La Tercera Sala determinó que no es ilegal rechazar la residencia definitiva cuando no se cumple el tiempo mínimo de residencia temporal, descartando la suma de períodos tras un rechazo previo.
La Corte Suprema, en sentencia de 2 de febrero pasado, revocó el fallo de la Corte de Apelaciones de Valparaíso y rechazó un recurso de protección interpuesto contra la Resolución Exenta N° 24592008, de 23 de diciembre de 2024, que había denegado una solicitud de residencia definitiva. En el Rol N° 8.304-2025, el máximo tribunal concluyó que no existe ilegalidad ni arbitrariedad cuando la autoridad exige el cumplimiento íntegro del plazo mínimo de residencia temporal antes de postular nuevamente al beneficio.
Así, la Corte Suprema dejó sin efecto la sentencia de alzada de 10 de marzo de 2025 y se confirmó la validez del rechazo administrativo, manteniéndose vigente una visa temporal otorgada en subsidio por dos años.
La controversia surgió luego de que la recurrente impugnara el rechazo de su residencia definitiva, alegando vulneración del artículo 19 N° 2 de la Constitución Política de la República.

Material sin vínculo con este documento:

__global__ void __launch_bounds__(64)
l2_kernel(const L2Args a)
{
  const uint32_t slot = blockIdx.x * blockDim.x + threadIdx.x, nslots = gridDim.x * blockDim.x;
  uint16_t *gap = (uint16_t *)(a.scratch + (size_t)slot * a.stride);
  uint8_t *pres = (uint8_t *)(gap + a.smax + 2);
  for (uint32_t c = slot; c < a.C; c += nslots) {
    if (a.onlyFlagged && a.cBest[c] != -1) continue;
    const int f = a.cFrag[c];
    const int s = a.sCount[f];
    const uint32_t *Q = a.fragHash + a.segStart[f];
    const int seq = a.cSeq[c];
    const uint32_t lo = a.contigRecOff[seq], hi = a.contigRecOff[seq + 1];
    uint32_t b = lb_wpos(a.recWpos, lo, hi, a.cStart[c]);
    uint32_t e = lb_wpos(a.recWpos, lo, hi, a.recWpos[b] + a.cmw);
    const uint32_t last = lb_wpos(a.recWpos, lo, hi, a.cEnd[c] + a.fragLen);
    for (int i = 0; i <= s; i++) gap[i] = 0;
    for (int i = 0; i < s; i++) pres[i] = 0;
    int t = s, G = 0, P = 0;

    auto insert = [&](uint32_t r, uint32_t wb) {
      const uint32_t pd = a.recLink[r] >> 16;
      if (pd != 0xFFFFu && r - pd >= wb) return;
      const uint32_t h = a.recHash[r];
      const int j = lb_q(Q, s, h);
      if (j < s && Q[j] == h) { pres[j] = 1; if (j < t) P++; }
      else { gap[j]++; if (j < t) G++; while (t + G > s) { t--; G -= gap[t]; P -= pres[t]; } }
    };
    auto remove = [&](uint32_t r, uint32_t we) {
      const uint32_t nd = a.recLink[r] & 0xFFFFu;
      if (nd != 0xFFFFu && r + nd < we) return;
      const uint32_t h = a.recHash[r];
      const int j = lb_q(Q, s, h);
      if (j < s && Q[j] == h) { pres[j] = 0; if (j < t) P--; }
      else { gap[j]--; if (j < t) G--; while (t < s && t + 1 + G + (int)gap[t] <= s) { G += gap[t]; P += pres[t]; t++; } }
    };

    for (uint32_t r = b; r < e; r++) insert(r, b);
    int sw = a.recWpos[b];
    int best = 0, first = 0, lastp = 0;
    while (e < last) {
      if (P > best) { best = P; first = lastp = a.recWpos[b]; }
      else if (P == best) lastp = a.recWpos[b];
      const int d1 = a.recWpos[b + 1] - sw, d2 = a.recWpos[e] - (sw + a.cmw - 1);
      const int adv = min(d1, d2);
      sw += adv;
      const uint32_t ob = b, oe = e;
      if (adv == d1) { remove(ob, oe); b++; }
      if (adv == d2) { insert(oe, b); e++; }
    }
    a.cPos[c] = (first + lastp) / 2;
    a.cBest[c] = best;
  }
}

static constexpr int L2_SMAX = 2047;
static constexpr int L2_SHM_BUDGET = 200 * 1024;
static constexpr uint32_t EV_M = 1u, EV_D = 2u, EV_S = 4u, EV_JMASK = 0xFFE0u;
__host__ __device__ __forceinline__ uint32_t ev_rank(uint32_t j) { return j << 5; }

static constexpr int L2E_RING = 1024;
static constexpr int L2E_FLUSH_IT = 4;
static constexpr int L2E_BF_MAX = L2E_RING - 64 * L2E_FLUSH_IT - 96;

struct L2PArgs {
  const int32_t *cFrag, *cSeq, *cStart, *cEnd; uint32_t C;
  const uint32_t *fragCandOff;
  const uint32_t *fragHash; const uint32_t *segStart; const int32_t *sCount;
  const uint4 *rec; const int32_t *recWposSoA; const uint32_t *contigRecOff;
  const uint2 *rec8; const uint32_t *recLink; const uint32_t *blkMax;
  int fragLen, cmw, sLimit, shiftA, nBuckets;
  int stage;
  uint32_t *cB0, *cE0, *cLast, *cNEv, *cChunks;
  uint16_t *cMB;
  const uint32_t *cOff;
  const unsigned long long *grpOff;
  uint16_t *events;
  const uint32_t *perm; uint32_t warpBytes;
  int32_t *cPos, *cBest; unsigned long long *ctr_n2;
};

__global__ void frag_cand_off_kernel(const int32_t *cFrag, uint32_t C, int32_t F, uint32_t *fragCandOff)
{
  int f = blockIdx.x * blockDim.x + threadIdx.x;
  if (f > F) return;
  uint32_t lo = 0, hi = C;
  while (lo < hi) { uint32_t mid = (lo + hi) >> 1; if (cFrag[mid] < f) lo = mid + 1; else hi = mid; }
  fragCandOff[f] = lo;
}

__device__ __forceinline__ int32_t rec_wpos(const uint4 *rec, uint32_t i) { return (int32_t)(__ldg(&rec[i].y) & 0x7FFFFFFFu); }
__device__ __forceinline__ uint32_t lb_rec(const uint4 *rec, uint32_t lo, uint32_t hi, int32_t v)
{
  while (lo < hi) { uint32_t mid = (lo + hi) >> 1; if (rec_wpos(rec, mid) < v) lo = mid + 1; else hi = mid; }
  return lo;
}

__global__ void l2_bounds_kernel(const L2PArgs a)
{
  const uint32_t c = blockIdx.x * blockDim.x + threadIdx.x;
  unsigned long long n2 = 0;
  if (c < a.C) {
    const int seq = a.cSeq[c];
    const uint32_t lo = a.contigRecOff[seq], hi = a.contigRecOff[seq + 1];
    const uint32_t b0 = lb_wpos(a.recWposSoA, lo, hi, a.cStart[c]);
    const uint32_t e0 = lb_wpos(a.recWposSoA, b0, hi, __ldg(&a.recWposSoA[b0]) + a.cmw);
    const uint32_t last = lb_wpos(a.recWposSoA, b0, hi, a.cEnd[c] + a.fragLen);
    n2 = last - b0;
    const int s = a.sCount[a.cFrag[c]];
    uint32_t nEv = 0;
    if (e0 < last) {
      const uint32_t back = __ldg(&a.rec[last - 1].w) & 0xFFFFu;
      const uint32_t bEnd = (back > last - 1 - b0) ? b0 : last - 1 - back;
      nEv = (e0 - b0) + (last - e0) + (bEnd - b0);
    }
    a.cB0[c] = b0; a.cE0[c] = e0; a.cLast[c] = last;
    const bool fast = s >= 1 && s <= a.sLimit && nEv < (1u << 20);
    {
      uint32_t mbk = 0, mfw = 0;
      if (fast && nEv) {
        const uint32_t blk1 = (last - 1) >> 10;
        for (uint32_t blk = b0 >> 10; blk <= blk1 && mbk != 0xFFFFu; blk++) { const uint32_t v = __ldg(&a.blkMax[blk]); mbk = max(mbk, v & 0xFFFFu); mfw = max(mfw, v >> 16); }
      }
      a.cMB[c] = (uint16_t)((a.stage && mbk + mfw <= (uint32_t)L2E_BF_MAX) ? mbk : 0xFFFFu);
    }
    a.cNEv[c] = fast ? nEv : 0u;
    a.cChunks[c] = fast ? (nEv + 15) >> 4 : 0u;
    a.cBest[c] = (fast || nEv == 0) ? 0 : -1;
    a.cPos[c] = 0;
  } else if (c == a.C) a.cChunks[c] = 0;
  for (int o = 16; o; o >>= 1) n2 += __shfl_xor_sync(0xffffffffu, n2, o);
  if ((threadIdx.x & 31) == 0 && n2) atomicAdd(a.ctr_n2, n2);
}

__global__ void l2_sortkey_kernel(const uint32_t *cNEv, uint32_t C, uint32_t *key, uint32_t *val)
{
  const uint32_t c = blockIdx.x * blockDim.x + threadIdx.x;
  if (c >= C) return;
  key[c] = 0xFFFFFu - min(cNEv[c], 0xFFFFFu);
  val[c] = c;
}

La Corte de Apelaciones había estimado que el tiempo de residencias temporales previas debía considerarse ininterrumpido, destacando que desde la primera visa habían transcurrido casi siete años sin acreditarse abandono del país.
La Corte Suprema centró el análisis en la normativa aplicable al momento de la solicitud. El artículo 52 del Decreto N° 597, antiguo Reglamento de Extranjería, establecía que el titular de visación de residente temporario que completare un año de residencia podía solicitar permanencia definitiva. A su vez, el artículo 82 exigía que dichos plazos fueran ininterrumpidos, entendiendo que no hay interrupción cuando las ausencias no superan 180 días en el último año.
En paralelo, el tribunal citó la actual Ley N° 21.325. Su artículo 79 dispone que la residencia definitiva puede otorgarse a quienes hayan residido al menos veinticuatro meses como titulares de permiso temporal, y el artículo 88 ordena rechazar solicitudes de quienes no cumplan los requisitos de la categoría migratoria correspondiente.
La cuestión jurídica sometida al conocimiento de la Corte consistió en determinar si, para efectos de postular a la residencia definitiva, resulta jurídicamente procedente acumular períodos de residencia temporal cuando una solicitud previa fue rechazada y seguida del otorgamiento de una visa temporal en subsidio.
El tribunal concluye que el ordenamiento exige el cumplimiento íntegro y efectivo del plazo mínimo de residencia temporal vigente al momento de la nueva postulación, sin que sea jurídicamente admisible sumar períodos de residencia temporal separados por una resolución denegatoria previa.
El fallo afirma que la exigencia de plazo constituye un requisito habilitante de carácter objetivo. En consecuencia, si tras el primer rechazo se otorgó una visa temporal por un período inferior al requerido para habilitar una nueva postulación, no se configura el presupuesto temporal que la ley impone para acceder a la residencia definitiva.